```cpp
int hulc_mlp2_rows_fwd(const float* x, const void* W1, const float* b1, const void* W2, const float* b2, const void* W1_lo, const void* W2_lo,
                       int T, int K, int H, int OUT, float* y, void* stream);
int hulc_mlp2_rows_bwd(const float* x, const float* dy, const void* W1, const float* b1, const void* W1T, const void* W2T, int T, int K, int H, int OUT,
                       float* dx, void* h, void* dh, void* stream);

#define HULC_TXL_MAX_LAYERS 4
typedef struct hulc_txl_block_layer {
    const void *Wqkv, *Wo, *W1, *W2;
    const void *WqkvT, *WoT, *W1T, *W2T;
    const void *W1p, *W2p, *W2Tp, *W1Tp;
    const void *Wqkv_lo, *Wo_lo, *W1p_lo, *W2p_lo;
    const float *bqkv, *bo, *b1, *b2, *g1, *be1, *g2, *be2;
    unsigned long long seed_attn, seed_ln1, seed_ffn, seed_ln2;
    float* x;
    float *y1, *pre1, *mean1, *rstd1;
    void* ctx;
    float *y2, *pre2, *mean2, *rstd2;
    void *d_o, *dqkv, *df, *h, *dh;
    float *lnp1, *lnp2;
} hulc_txl_block_layer;
typedef struct hulc_txl_block_desc {
    int L, B, S, H, E, FF;
    float eps, drop_p;
    unsigned long long seed_pos;
    const unsigned long long* seed_dev;
    const float* emb;
    const float* pos;
    const long* pos_ids;
    float* pooled;
    const float* dpooled;
    float* demb;
    void* ws;
    int exclusive;
    int coop_share;
    int* err_sticky;
    hulc_txl_block_layer layers[HULC_TXL_MAX_LAYERS];
} hulc_txl_block_desc;
long hulc_txl_block_workspace(int B, int L);
int hulc_txl_block_fwd(const hulc_txl_block_desc* d, void* stream);
int hulc_txl_block_bwd(const hulc_txl_block_desc* d, void* stream);

typedef struct hulc_mlp_chain_layer {
    const void* W; long ldw;
    const void* W_lo;
    const float* bias;
    const float* mask; long ld_mask; float mask_scale;
    float* out; long ld_out;
    int N, relu;
} hulc_mlp_chain_layer;
typedef struct hulc_mlp_chain_desc {
    int nl, M, K0;
    int coop_share;
    const float* x0; long ld_x0;
    hulc_mlp_chain_layer layers[8];
} hulc_mlp_chain_desc;
long hulc_mlp_chain_workspace(const hulc_mlp_chain_desc* d);
int hulc_mlp_chain(const hulc_mlp_chain_desc* d, void* ws, int* err_sticky, void* stream);
int hulc_mlp_chain2(const hulc_mlp_chain_desc* a, const hulc_mlp_chain_desc* b, void* ws, int* err_sticky, void* stream);

typedef struct hulc_wgrad_item {
    const void* A; const void* B; float* C; float* rowsum;
    int M, N, K;
    int lda, ldb, ldc;
    int a_dtype, b_dtype;
    int accumulate, rowsum_accumulate;
    int col_perm;
    int col_mul;
    int store_rows;
    int conv_taps_wp;
} hulc_wgrad_item;
long hulc_wgrad_group_workspace(const hulc_wgrad_item* items, int n);
int hulc_wgrad_group(const hulc_wgrad_item* items, int n, void* ws, long ws_bytes, void* stream);

int hulc_gridconv3x3_fused(const void* x, long ldx, const void* wt, void* y, long ldy, int N, int H, int W, int Cin, int Cout, const float* bias,
                           const void* add, long ldadd, int relu, void* stream);
int hulc_grid_from_nhwc(const void* x, int N, int H, int W, int C, void* y, long ldy, void* stream);
long hulc_gridconv_stats_bytes(int N, int H, int W, int Cout);
// ... 101 lines not shown
```

Baseline: 20740 play-sequences/s.

## Fuse reduction tails via last-block counters, batch layernorms, merge KL sample backward

Adds a per-device pool of device-side finish counters. Small-grid reductions (mix loss, categorical KL, gaussian plan KL, colsum) now finish their final reduction in the last-arriving block instead of launching a second kernel. Layernorm forward and backward over several inputs are batched into one multi-tensor launch, and the categorical KL backward and the plan-sample backward are merged into a single kernel. Together these cut kernel launch count and intermediate traffic in the graph, at the cost of atomic counter state that must be created outside a capture first, plus extra synchronisation inside the reducing kernels.

```diff
diff --git a/hulc2_amd/csrc/abi.hip b/hulc2_amd/csrc/abi.hip
--- a/hulc2_amd/csrc/abi.hip
+++ b/hulc2_amd/csrc/abi.hip
@@ -2,6 +2,7 @@
 #include <stdarg.h>
 #include <stdio.h>
 #include <string.h>
+#include <mutex>
 
 static thread_local char g_err[512] = "";
 
@@ -34,6 +35,51 @@
 }
 
 extern "C" const char* hulc_conv_last_path(void) { return g_conv_path; }
+
+namespace {
+constexpr unsigned FIN_EAGER = 4096, FIN_CAPTURED = 61440, FIN_DEVICES = 64;
+struct FinPool { unsigned* base; unsigned eager, captured; };
+FinPool g_fin[FIN_DEVICES];
+std::mutex g_fin_mu;
+}
+
+unsigned* hulc_finish_counters(unsigned n, hipStream_t s, const char* who) {
+    char msg[256];
+    int dev = -1;
+    hipStreamCaptureStatus st = hipStreamCaptureStatusNone;
+    if (n < 1 || n > HULC_FINISH_MAX || hipGetDevice(&dev) != hipSuccess || dev < 0 || dev >= (int)FIN_DEVICES ||
+        hipStreamIsCapturing(s, &st) != hipSuccess) {
+        snprintf(msg, sizeof(msg), "%s: no finish counters (count, device or stream state)", who);
+        hulc_fail(-100, msg);
+        return nullptr;
+    }
+    const bool capturing = st != hipStreamCaptureStatusNone;
+    std::lock_guard<std::mutex> lock(g_fin_mu);
+    FinPool& p = g_fin[dev];
+    if (!p.base) {
+        if (capturing) {
+            snprintf(msg, sizeof(msg), "%s: first call on this device is inside a stream capture; run it once outside a capture first "
+                     "(the finish counters are created, and zeroed, there)", who);
+            hulc_fail(-100, msg);
+            return nullptr;
+        }
+        unsigned* b = nullptr;
+        const size_t bytes = (size_t)(FIN_EAGER + FIN_CAPTURED) * sizeof(unsigned);
+        if (hipMalloc((void**)&b, bytes) != hipSuccess || hipMemset(b, 0, bytes) != hipSuccess || hipDeviceSynchronize() != hipSuccess) {
+            if (b) (void)hipFree(b);
+            snprintf(msg, sizeof(msg), "%s: could not create the finish counters", who);
+            hulc_fail(-100, msg);
+            return nullptr;
+        }
+        p.base = b;
+    }
+    unsigned& cur = capturing ? p.captured : p.eager;
+    const unsigned size = capturing ? FIN_CAPTURED : FIN_EAGER;
+    if (cur + n > size) cur = 0;
+    unsigned* out = p.base + (capturing ? FIN_EAGER : 0u) + cur;
+    cur += n;
+    return out;
+}
 extern "C" int hulc_abi_version(void) { return 7; }
 
 extern "C" int hulc_stream_create(void** out) {
diff --git a/hulc2_amd/csrc/hulc_abi_internal.h b/hulc2_amd/csrc/hulc_abi_internal.h
--- a/hulc2_amd/csrc/hulc_abi_internal.h
+++ b/hulc2_amd/csrc/hulc_abi_internal.h
@@ -4,6 +4,10 @@
 
 int hulc_fail(int code, const char* msg);
 int hulc_check_launch(const char* where);
+
+#define HULC_FINISH_MAX 1024u
+constexpr int FIN_MAX_ARRIVALS = 64;
+unsigned* hulc_finish_counters(unsigned n, hipStream_t s, const char* who);
 
 void hulc_conv_path_clear(void);
 void hulc_conv_path_set(const char* fmt, ...) __attribute__((format(printf, 1, 2)));
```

• **EXERCISE OBJECTIVE**: Go through the listing above and return each line that includes the word "char".

• **EXERCISE RESULT**:
 static thread_local char g_err[512] = "";
 extern "C" const char* hulc_conv_last_path(void) { return g_conv_path; }
+unsigned* hulc_finish_counters(unsigned n, hipStream_t s, const char* who) {
+    char msg[256];
 int hulc_fail(int code, const char* msg);
 int hulc_check_launch(const char* where);
+unsigned* hulc_finish_counters(unsigned n, hipStream_t s, const char* who);
 void hulc_conv_path_set(const char* fmt, ...) __attribute__((format(printf, 1, 2)));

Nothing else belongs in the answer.